__WORK INSTRUCTIONS__.
Below are the records; copy each line in them that holds the word "rowscale".

(Stored entries)
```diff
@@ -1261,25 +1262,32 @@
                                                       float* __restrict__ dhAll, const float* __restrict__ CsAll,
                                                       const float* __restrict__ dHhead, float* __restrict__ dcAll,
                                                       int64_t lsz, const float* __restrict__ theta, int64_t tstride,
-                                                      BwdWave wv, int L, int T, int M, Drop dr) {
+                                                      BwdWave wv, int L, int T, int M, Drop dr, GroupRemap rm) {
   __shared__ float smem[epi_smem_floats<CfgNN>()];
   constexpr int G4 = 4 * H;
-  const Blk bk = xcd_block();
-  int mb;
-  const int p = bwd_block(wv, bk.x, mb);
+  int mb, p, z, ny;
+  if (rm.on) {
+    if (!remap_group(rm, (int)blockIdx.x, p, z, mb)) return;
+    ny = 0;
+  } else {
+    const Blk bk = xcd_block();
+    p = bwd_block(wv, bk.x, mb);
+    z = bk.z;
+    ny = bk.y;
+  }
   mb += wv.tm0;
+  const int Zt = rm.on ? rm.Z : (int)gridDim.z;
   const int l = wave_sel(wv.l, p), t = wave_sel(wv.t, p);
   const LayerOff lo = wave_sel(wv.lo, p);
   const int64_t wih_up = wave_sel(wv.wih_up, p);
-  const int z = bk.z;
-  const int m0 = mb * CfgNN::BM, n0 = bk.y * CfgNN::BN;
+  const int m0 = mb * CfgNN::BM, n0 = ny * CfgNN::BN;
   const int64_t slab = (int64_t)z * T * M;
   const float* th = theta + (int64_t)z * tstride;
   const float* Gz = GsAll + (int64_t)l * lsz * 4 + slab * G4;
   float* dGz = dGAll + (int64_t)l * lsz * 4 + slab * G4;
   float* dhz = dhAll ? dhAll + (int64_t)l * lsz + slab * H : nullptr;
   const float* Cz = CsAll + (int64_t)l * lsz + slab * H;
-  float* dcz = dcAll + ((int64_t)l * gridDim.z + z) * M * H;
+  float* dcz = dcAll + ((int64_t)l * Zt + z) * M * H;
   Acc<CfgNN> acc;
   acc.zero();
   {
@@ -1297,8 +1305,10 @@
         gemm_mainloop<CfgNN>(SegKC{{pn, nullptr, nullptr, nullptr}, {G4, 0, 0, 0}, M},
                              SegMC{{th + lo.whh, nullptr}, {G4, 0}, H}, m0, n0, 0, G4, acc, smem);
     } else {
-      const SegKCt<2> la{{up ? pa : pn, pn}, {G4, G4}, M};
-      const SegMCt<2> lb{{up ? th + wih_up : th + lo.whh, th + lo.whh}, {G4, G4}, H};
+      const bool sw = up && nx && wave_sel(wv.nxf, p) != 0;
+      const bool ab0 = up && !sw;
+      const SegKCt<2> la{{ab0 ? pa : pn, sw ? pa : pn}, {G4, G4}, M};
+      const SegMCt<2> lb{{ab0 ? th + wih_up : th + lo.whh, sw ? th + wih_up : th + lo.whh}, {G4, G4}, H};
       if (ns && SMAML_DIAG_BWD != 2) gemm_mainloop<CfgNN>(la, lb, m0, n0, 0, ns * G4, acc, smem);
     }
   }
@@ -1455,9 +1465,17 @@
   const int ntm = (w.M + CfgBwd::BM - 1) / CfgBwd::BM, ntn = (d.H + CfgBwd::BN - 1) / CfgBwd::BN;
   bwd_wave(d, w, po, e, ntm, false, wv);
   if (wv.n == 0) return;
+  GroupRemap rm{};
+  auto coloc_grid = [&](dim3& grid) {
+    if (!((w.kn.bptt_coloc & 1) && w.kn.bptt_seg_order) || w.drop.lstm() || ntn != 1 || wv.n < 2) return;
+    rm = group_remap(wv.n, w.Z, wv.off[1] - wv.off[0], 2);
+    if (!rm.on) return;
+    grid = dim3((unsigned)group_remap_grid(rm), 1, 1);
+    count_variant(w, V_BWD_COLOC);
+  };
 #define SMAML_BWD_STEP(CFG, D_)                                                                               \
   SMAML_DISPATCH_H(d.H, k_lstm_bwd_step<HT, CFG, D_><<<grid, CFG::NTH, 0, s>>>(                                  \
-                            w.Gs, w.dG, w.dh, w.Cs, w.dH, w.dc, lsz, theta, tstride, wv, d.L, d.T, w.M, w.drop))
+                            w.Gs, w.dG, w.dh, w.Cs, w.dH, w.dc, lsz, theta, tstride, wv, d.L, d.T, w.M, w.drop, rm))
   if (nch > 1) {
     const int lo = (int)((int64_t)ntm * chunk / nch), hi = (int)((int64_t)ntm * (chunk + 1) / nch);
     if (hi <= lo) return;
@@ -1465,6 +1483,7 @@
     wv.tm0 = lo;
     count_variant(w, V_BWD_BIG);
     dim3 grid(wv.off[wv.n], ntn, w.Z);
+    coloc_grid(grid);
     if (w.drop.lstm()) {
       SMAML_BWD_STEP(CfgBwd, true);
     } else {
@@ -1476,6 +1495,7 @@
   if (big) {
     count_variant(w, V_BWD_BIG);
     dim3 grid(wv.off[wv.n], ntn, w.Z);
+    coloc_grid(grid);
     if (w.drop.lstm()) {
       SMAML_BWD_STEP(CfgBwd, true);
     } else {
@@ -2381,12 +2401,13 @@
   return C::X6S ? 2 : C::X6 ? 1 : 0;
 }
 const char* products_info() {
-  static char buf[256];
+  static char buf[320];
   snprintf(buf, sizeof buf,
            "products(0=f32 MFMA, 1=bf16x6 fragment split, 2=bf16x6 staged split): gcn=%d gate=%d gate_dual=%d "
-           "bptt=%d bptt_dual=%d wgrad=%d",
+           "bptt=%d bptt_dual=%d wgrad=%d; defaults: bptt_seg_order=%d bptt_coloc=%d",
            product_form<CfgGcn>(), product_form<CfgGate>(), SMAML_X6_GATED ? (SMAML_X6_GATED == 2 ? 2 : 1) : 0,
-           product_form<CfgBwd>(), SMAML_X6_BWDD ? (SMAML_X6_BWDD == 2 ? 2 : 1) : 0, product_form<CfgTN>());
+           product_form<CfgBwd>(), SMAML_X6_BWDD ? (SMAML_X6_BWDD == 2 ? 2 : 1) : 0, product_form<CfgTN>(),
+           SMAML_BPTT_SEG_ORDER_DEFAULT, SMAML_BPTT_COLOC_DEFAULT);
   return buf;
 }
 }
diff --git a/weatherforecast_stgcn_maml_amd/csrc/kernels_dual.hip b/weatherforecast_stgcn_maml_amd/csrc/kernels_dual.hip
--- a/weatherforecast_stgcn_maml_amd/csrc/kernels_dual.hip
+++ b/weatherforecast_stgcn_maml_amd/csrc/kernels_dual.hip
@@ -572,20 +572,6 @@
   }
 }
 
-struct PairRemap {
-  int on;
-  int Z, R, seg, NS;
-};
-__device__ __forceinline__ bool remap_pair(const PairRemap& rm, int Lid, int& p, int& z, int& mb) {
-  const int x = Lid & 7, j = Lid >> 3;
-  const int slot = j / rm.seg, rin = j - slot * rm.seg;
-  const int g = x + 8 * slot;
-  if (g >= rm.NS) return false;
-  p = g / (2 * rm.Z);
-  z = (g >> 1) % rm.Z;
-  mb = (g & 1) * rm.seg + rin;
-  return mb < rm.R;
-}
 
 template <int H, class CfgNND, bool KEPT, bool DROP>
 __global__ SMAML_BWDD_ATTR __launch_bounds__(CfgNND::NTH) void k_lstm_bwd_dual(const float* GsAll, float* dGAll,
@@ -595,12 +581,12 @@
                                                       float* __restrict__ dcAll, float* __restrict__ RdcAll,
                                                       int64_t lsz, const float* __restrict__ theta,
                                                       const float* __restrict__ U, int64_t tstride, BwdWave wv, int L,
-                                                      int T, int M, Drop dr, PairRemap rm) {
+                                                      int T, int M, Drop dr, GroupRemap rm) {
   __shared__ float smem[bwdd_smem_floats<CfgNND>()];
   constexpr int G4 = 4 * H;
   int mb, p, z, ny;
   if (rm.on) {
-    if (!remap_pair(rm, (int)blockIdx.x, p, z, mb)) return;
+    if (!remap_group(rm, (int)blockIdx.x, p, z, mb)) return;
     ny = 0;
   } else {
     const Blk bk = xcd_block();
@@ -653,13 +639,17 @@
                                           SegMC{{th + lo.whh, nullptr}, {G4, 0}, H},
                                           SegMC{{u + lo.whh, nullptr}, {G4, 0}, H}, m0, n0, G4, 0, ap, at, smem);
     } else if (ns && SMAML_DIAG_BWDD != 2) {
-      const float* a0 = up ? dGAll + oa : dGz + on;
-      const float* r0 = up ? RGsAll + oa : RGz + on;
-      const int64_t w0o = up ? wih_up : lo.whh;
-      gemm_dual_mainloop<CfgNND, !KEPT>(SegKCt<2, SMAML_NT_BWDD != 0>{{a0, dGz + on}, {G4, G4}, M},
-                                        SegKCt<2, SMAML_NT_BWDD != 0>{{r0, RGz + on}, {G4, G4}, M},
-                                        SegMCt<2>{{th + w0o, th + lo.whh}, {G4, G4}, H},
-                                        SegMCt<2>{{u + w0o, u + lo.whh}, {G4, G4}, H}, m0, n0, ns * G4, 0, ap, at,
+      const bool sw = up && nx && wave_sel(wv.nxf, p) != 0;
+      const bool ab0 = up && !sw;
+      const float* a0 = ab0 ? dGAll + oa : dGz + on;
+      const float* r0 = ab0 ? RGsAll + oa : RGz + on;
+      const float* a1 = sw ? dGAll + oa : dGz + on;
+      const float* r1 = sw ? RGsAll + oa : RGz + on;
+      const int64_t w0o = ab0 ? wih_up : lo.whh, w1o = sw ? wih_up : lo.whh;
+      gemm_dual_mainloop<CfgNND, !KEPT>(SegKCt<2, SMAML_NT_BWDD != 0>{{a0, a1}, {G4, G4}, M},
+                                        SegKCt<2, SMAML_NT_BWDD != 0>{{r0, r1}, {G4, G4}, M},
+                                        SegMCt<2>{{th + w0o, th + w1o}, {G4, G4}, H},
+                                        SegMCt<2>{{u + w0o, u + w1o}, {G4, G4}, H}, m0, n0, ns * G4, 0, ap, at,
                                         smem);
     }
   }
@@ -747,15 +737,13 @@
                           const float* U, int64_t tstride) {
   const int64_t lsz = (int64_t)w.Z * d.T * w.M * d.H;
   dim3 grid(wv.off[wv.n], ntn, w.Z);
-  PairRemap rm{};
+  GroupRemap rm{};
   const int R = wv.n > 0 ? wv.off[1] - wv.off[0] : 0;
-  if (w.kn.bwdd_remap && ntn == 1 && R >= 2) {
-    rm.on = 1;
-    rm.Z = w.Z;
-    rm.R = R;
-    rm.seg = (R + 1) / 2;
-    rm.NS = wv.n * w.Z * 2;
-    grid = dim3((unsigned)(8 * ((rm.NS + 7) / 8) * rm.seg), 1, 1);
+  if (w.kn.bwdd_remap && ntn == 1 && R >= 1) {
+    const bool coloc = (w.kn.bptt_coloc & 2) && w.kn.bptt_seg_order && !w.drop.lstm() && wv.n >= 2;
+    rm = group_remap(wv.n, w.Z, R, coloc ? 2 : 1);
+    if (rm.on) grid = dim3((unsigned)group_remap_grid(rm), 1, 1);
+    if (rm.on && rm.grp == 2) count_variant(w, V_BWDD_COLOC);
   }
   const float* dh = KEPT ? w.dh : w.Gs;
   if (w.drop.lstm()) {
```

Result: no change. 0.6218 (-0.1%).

* * *

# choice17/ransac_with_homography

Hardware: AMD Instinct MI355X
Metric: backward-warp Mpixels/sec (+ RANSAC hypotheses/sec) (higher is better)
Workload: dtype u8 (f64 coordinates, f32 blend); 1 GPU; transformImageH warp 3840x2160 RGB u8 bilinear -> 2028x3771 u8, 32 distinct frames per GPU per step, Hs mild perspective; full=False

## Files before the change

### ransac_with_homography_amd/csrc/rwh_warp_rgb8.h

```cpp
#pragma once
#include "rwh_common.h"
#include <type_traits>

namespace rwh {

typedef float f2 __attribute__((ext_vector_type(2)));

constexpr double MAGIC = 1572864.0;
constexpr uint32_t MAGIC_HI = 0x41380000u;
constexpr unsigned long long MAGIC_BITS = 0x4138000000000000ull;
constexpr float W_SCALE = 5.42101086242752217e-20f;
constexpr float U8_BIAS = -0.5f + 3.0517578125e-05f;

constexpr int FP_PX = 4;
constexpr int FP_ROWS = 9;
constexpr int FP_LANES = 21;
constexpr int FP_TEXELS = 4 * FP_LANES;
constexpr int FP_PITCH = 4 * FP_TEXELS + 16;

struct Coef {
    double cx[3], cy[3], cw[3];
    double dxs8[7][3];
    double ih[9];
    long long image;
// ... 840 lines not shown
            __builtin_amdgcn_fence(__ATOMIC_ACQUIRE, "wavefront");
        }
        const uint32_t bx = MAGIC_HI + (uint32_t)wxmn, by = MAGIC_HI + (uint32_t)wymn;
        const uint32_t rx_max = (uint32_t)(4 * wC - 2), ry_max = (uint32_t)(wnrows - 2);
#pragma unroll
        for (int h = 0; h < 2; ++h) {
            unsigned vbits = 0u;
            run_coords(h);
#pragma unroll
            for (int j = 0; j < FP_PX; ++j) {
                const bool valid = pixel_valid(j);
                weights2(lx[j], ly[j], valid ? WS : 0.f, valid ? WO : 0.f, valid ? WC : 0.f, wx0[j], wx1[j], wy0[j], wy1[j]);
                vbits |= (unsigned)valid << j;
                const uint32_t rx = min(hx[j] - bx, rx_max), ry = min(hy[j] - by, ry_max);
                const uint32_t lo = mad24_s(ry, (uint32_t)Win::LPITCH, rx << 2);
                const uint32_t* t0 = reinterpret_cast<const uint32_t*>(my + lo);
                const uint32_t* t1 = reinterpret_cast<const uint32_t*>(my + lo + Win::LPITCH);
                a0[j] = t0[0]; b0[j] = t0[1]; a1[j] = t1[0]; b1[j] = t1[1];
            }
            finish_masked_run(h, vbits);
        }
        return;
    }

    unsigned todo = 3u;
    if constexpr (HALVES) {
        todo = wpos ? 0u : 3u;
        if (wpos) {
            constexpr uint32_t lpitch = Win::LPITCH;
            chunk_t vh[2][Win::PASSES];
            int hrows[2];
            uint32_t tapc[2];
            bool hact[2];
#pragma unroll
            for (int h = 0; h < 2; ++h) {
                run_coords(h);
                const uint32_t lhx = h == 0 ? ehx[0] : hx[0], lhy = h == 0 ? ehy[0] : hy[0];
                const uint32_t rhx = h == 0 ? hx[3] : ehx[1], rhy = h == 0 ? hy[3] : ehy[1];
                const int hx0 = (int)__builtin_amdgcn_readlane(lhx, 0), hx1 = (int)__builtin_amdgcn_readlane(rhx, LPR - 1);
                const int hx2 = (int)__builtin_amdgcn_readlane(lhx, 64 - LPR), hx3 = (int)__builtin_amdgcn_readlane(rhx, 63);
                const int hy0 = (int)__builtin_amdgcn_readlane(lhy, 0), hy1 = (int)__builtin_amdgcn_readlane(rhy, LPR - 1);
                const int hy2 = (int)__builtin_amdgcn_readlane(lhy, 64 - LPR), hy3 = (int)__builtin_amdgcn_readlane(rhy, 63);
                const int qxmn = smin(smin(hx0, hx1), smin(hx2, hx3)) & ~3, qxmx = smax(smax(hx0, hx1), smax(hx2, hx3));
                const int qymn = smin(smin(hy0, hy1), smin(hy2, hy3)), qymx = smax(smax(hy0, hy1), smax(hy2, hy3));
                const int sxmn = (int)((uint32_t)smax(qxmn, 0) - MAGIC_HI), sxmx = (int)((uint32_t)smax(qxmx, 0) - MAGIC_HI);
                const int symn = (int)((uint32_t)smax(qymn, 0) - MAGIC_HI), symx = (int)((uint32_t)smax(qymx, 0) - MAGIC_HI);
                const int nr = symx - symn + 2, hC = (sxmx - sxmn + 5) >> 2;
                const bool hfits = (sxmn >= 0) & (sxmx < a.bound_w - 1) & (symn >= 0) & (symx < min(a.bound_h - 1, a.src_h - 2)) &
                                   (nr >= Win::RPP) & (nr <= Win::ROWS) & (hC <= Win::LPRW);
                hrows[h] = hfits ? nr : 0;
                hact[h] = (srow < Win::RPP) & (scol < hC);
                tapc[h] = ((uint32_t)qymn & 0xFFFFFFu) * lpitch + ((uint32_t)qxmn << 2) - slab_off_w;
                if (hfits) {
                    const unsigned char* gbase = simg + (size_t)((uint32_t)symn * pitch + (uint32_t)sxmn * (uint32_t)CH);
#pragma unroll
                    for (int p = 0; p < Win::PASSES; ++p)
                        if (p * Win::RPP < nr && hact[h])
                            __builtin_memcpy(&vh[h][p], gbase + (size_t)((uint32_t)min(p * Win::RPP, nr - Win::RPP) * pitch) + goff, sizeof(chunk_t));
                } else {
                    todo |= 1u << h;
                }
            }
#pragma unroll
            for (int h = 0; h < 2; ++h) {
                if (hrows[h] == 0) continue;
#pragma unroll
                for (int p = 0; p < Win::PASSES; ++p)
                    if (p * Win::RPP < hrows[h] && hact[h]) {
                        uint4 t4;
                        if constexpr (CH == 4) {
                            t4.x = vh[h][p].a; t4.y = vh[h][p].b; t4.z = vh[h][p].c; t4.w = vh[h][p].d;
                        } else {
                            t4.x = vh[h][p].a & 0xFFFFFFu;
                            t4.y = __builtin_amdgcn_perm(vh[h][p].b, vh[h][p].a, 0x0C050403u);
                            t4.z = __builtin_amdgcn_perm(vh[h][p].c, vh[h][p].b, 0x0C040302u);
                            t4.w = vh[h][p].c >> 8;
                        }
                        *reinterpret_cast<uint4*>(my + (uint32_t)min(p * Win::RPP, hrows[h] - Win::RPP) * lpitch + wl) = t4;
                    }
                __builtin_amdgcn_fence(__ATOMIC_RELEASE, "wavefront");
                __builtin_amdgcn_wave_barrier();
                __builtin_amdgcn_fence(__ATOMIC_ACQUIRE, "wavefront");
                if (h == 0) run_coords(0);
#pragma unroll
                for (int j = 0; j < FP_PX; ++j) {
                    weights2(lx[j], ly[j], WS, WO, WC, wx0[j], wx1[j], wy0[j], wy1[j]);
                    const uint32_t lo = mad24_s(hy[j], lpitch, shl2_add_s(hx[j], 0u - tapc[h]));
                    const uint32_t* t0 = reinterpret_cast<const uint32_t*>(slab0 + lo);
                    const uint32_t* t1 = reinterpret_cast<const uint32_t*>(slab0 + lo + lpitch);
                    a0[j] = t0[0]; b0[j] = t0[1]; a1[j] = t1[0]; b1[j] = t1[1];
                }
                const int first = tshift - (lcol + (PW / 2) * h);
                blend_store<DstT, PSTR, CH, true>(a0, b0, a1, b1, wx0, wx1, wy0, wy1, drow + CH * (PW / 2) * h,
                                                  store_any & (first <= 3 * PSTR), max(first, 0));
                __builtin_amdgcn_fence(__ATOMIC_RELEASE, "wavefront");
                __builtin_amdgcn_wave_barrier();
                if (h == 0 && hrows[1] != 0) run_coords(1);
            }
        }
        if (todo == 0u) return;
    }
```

---

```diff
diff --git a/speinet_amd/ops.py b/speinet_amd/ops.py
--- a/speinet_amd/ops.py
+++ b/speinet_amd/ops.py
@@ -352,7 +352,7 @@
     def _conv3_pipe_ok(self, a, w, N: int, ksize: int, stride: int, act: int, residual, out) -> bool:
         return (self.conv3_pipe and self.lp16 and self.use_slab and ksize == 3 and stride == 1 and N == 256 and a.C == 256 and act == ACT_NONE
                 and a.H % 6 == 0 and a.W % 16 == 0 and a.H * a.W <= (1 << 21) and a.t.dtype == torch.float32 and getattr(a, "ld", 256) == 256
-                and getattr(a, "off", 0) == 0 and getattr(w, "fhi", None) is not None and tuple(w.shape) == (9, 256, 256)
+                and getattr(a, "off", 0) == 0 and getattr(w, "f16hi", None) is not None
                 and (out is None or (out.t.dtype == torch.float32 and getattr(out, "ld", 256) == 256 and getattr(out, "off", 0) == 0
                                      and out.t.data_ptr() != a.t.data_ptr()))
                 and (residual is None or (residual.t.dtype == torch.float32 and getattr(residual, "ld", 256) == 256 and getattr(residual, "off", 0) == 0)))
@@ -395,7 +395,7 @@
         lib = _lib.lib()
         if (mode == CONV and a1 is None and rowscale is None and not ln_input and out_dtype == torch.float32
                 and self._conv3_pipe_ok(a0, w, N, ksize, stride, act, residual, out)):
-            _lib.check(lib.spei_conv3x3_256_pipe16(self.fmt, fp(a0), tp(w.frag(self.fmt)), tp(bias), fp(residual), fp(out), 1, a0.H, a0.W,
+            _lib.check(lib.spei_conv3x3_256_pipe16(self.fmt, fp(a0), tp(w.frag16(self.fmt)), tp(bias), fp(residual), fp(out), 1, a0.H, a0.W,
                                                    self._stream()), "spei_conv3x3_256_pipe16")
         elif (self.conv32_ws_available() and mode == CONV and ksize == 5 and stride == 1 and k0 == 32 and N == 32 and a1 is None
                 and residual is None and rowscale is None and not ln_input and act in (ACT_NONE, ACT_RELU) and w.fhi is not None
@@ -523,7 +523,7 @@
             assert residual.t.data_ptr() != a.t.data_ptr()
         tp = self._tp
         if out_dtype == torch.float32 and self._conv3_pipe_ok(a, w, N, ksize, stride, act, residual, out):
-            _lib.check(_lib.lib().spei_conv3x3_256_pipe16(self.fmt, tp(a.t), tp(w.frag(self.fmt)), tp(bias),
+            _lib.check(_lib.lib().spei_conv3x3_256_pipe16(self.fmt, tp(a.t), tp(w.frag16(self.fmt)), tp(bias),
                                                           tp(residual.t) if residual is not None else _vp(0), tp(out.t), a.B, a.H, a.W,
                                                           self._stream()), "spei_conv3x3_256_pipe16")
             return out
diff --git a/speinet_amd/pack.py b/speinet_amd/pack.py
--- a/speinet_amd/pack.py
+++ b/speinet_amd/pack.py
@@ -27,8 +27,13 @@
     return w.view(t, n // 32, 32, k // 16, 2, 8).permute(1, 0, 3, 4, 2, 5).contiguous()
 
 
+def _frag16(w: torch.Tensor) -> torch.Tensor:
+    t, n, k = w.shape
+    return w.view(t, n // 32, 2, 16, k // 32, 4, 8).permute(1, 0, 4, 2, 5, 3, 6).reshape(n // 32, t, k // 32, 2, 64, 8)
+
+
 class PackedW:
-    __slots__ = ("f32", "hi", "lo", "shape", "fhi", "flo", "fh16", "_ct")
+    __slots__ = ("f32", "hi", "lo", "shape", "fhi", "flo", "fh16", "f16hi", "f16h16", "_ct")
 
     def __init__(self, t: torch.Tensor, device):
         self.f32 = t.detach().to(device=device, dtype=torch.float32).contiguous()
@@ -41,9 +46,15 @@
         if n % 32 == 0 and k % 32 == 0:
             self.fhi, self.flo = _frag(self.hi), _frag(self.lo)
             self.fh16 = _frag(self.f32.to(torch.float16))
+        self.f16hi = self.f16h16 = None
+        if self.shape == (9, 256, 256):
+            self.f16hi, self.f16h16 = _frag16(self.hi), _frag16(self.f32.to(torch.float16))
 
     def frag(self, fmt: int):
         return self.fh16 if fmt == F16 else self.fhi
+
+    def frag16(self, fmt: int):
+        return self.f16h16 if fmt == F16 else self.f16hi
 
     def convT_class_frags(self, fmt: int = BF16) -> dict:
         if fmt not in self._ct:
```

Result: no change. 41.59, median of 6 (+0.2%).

__SOLUTION TO THIS PROBLEM__.
         if (mode == CONV and a1 is None and rowscale is None and not ln_input and out_dtype == torch.float32
                 and residual is None and rowscale is None and not ln_input and act in (ACT_NONE, ACT_RELU) and w.fhi is not None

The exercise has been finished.